# capnography questions



## zzyzx (Nov 22, 2011)

1) Why would the ETCO2 be decreased in a patient with a big pulmonary embolism? I can understand why in a small PE the ETCO2 would be a lower value due to hyperventilation, but shouldn't the ETCO2 be high in a big PE due to a severe V/Q mismatch?

2) The ETCO2 will match the PaCO2 in a healthy patient. Why might it not correspond in a person with cardiovascular issues?

3) It is correct that in a patient with severe pulmonary edema the ETCO2 would be elevated, right?


----------



## Dwindlin (Nov 22, 2011)

1.  In massive PE you have increased dead space where no gas exchange is occurring.  Alveolar values begin to approach that of room air (high O2 low CO2).

2.  In conditions such as cardiogenic shock less CO2 is delivered to the lungs and thus can decrease EtCO2 values (You can have other EtCO2 changes due to cardiac conditions this is just one example).

3.  Yes.  


zzyzx said:


> 1) Why would the ETCO2 be decreased in a patient with a big pulmonary embolism? I can understand why in a small PE the ETCO2 would be a lower value due to hyperventilation, but shouldn't the ETCO2 be high in a big PE due to a severe V/Q mismatch?
> 
> 2) The ETCO2 will match the PaCO2 in a healthy patient. Why might it not correspond in a person with cardiovascular issues?
> 
> 3) It is correct that in a patient with severe pulmonary edema the ETCO2 would be elevated, right?


----------



## Dwindlin (Nov 22, 2011)

Sorry to quote my own post.  But my I need to correct something and I can't edit the post.

For number 3 if it is pure pulmonary edema (i.e. not cardiac) it EtCO2 will decrease via the explanation for number 1.  Cardiac pulmonary edema will show a rise.



Dwindlin said:


> 1.  In massive PE you have increased dead space where no gas exchange is occurring.  Alveolar values begin to approach that of room air (high O2 low CO2).
> 
> 2.  In conditions such as cardiogenic shock less CO2 is delivered to the lungs and thus can decrease EtCO2 values (You can have other EtCO2 changes due to cardiac conditions this is just one example).
> 
> 3.  Yes.


----------



## Trevor (Nov 23, 2011)

okay so, large pulmonary embolisms can effect ETCO2 several different ways, all resulting in decreased ETCO2 readings...

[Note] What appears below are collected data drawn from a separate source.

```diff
+def bench(d):
+    rows = [("ms_per_step", lambda b: b["ms_per_step"]),
+            ("roofline.avg_launch_ms", lambda b: b["roofline"]["avg_launch_ms"]),
+            ("also.avg_launch_ms", lambda b: b["also"]["avg_launch_ms"]),
+            ("same-run plain copy, ms", lambda b: b["roofline"]["copy_ceiling"]["avg_ms"])]
+    for side in ("parent", "new"):
+        lines = [bench_line(p) for p in sorted(glob.glob(os.path.join(d, "bench_%s_[0-9].json" % side)))]
+        print(side, len(lines), "runs; timed kernels", [b["roofline"]["kernel"] for b in lines],
+              "self-check, differing pixels", [b.get("self_check", {}).get("differing") for b in lines])
+        for name, get in rows:
+            v = [get(b) for b in lines]
+            print("  %-28s median %.4f (min %.4f - max %.4f, range %.4f)  %s" % (name, statistics.median(v), min(v), max(v),
+                                                                                 max(v) - min(v), v))
+
+
+def pairs(trace):
+    rows = sorted(csv.DictReader(open(trace)), key=lambda r: int(r["Start_Timestamp"]))
+    names = [short(r["Kernel_Name"]) for r in rows]
+    got = []
+    for i in range(len(rows) - 1):
+        if names[i].startswith("soil_tables_kernel") and names[i + 1].startswith("cn_strip_kernel<1,"):
+            a, b = rows[i], rows[i + 1]
+            got.append(((int(a["End_Timestamp"]) - int(a["Start_Timestamp"])) / 1e3,
+                        (int(b["Start_Timestamp"]) - int(a["End_Timestamp"])) / 1e3,
+                        (int(b["End_Timestamp"]) - int(b["Start_Timestamp"])) / 1e3, names[i + 1]))
+    got = got[-20:]
+    print("last %d prepare+strip pairs of the trace (%s), medians: prepare kernel %.2f us, gap to the strip kernel %.2f us, "
+          "strip kernel %.2f us" % (len(got), got[-1][3], statistics.median(g[0] for g in got),
+                                    statistics.median(g[1] for g in got), statistics.median(g[2] for g in got)))
+
+
+def traffic(fetch_csv, fetch_json, write_csv, write_json, old):
+    doc = json.load(open(old))
+    new = {"config2_by_kernel": {}}
+    for counter, f, line in (("FETCH_SIZE", fetch_csv, fetch_json), ("WRITE_SIZE", write_csv, write_json)):
+        chosen = bench_line(line)["roofline"]["kernel"]
+        per = collections.OrderedDict()
+        for r in csv.DictReader(open(f)):
+            if r["Counter_Name"] == counter:
+                key = (int(r["Dispatch_Id"]), short(r["Kernel_Name"]))
+                per[key] = per.get(key, 0.0) + float(r["Counter_Value"])
+        order = sorted(per)
+        names = [k[1] for k in order]
+        first_copy = names.index("stream_copy_kernel") if "stream_copy_kernel" in names else len(order)
+        strip = [per[k] for k in order[:first_copy] if k[1] == chosen][-4:]
+        k18 = [per[k] for k in order if k[1].startswith("cn_strip_kernel<0, 3")]
+        by_var = collections.defaultdict(list)
+        for k in order:
+            if k[1].startswith("cn_strip_kernel<1,"):
+                by_var[k[1]].append(per[k])
+        for kn, vals in by_var.items():
+            t = new["config2_by_kernel"].setdefault(kn, {})
+            t[counter + "_KiB"] = sum(vals) / len(vals)
+            t[counter + "_dispatches"] = len(vals)
+        for key, vals, kn in (("config2", strip, chosen),
+                              ("config4", k18, next((n for n in names if n.startswith("cn_strip_kernel<0, 3")), ""))):
+            if vals:
+                t = new.setdefault(key, {"kernel": kn})
+                t[counter + "_KiB"] = sum(vals) / len(vals)
+                t[counter + "_dispatches"] = len(vals)
+    correction = doc["copy"]["correction"]
+    for key, t in list(new["config2_by_kernel"].items()) + [(k, new[k]) for k in ("config2", "config4") if k in new]:
+        if "FETCH_SIZE_KiB" in t and "WRITE_SIZE_KiB" in t:
+            t["hbm_bytes_per_launch"] = int((2 * t["FETCH_SIZE_KiB"] + t["WRITE_SIZE_KiB"]) * 1024)
+            if key in ("config2", "config4"):
+                t["correction"] = correction
+    for key in ("config2_by_kernel", "config2", "config4"):
+        if key in new and new[key]:
+            doc[key] = new[key]
+    print(json.dumps(doc, indent=1))
+
+
+if __name__ == "__main__":
+    {"bench": bench, "pairs": pairs, "traffic": traffic}[sys.argv[1]](*sys.argv[2:])
```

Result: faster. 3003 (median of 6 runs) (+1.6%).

1) A large clot will block blood going to the lungs and create hypoxia. If the blood is hypoxic, then gas exchange can not occur, leading to hypocapnea. 

2) If someone arrests from a PE (like any other type of arrest) they will be in a low perfusion state. This will again result in hypocapnea, due to poor perfusion, and hence poor gas exchange. 

3) like stated above, multiple PEs, like in a "Shower" can create alveolar dead space, which can lead to decreased gas exchange also...


----------



## systemet (Nov 24, 2011)

I was going to write a long post in response to this, but I found a webpage, written by a Canadian CCP, that does a far better job:

http://www.paramedicine.com/pmc/End_Tidal_CO2.html

You've got to bear in mind with these situations that what we're really interested in is the amount of CO2 in the arterial blood, the PaCO2.  CO2 diffuses very quickly, and if we consider an alveolus that's perfused, the partial pressure of CO2 in the alveolus (PACO2) is pretty much equal to the pressure in the surrounding capillaries.  

* If we could always measure this value, it would be fantastic.

Unfortunately, when we're measuring capnography, we're also measuring the CO2 content of air from alveoli that are ventilated, but not perfused.  These will have lower amounts of CO2 than are present in the arterial system, and will lower our reading.

[This discrepancy between perfusion and ventilation is often referred to as VQ mismatch]

As a result, in healthy people, our recorded ETCO2 is usually a little lower than PaCO2.  Somewhere around 3-8 mmHg lower.

Now, this wouldn't be too bad.  But a lot of the people we deal with are sick, especially the respiratory disease patients, and this difference can often be much greater, to a point where the PETCO2 reading is almost meaningless.  We might have someone with a PaCO2 of 55, and a PETCO2 of 30.  Our recording device is suggesting that we're hyperventilating the patient, but actually, they're hypercapnic.  A simple situation may occur when cardiac output is decreased, e.g. cardiac arrest, shock, hemorrhage, etc. or perfusion is otherwise disturbed (e.g. PE).  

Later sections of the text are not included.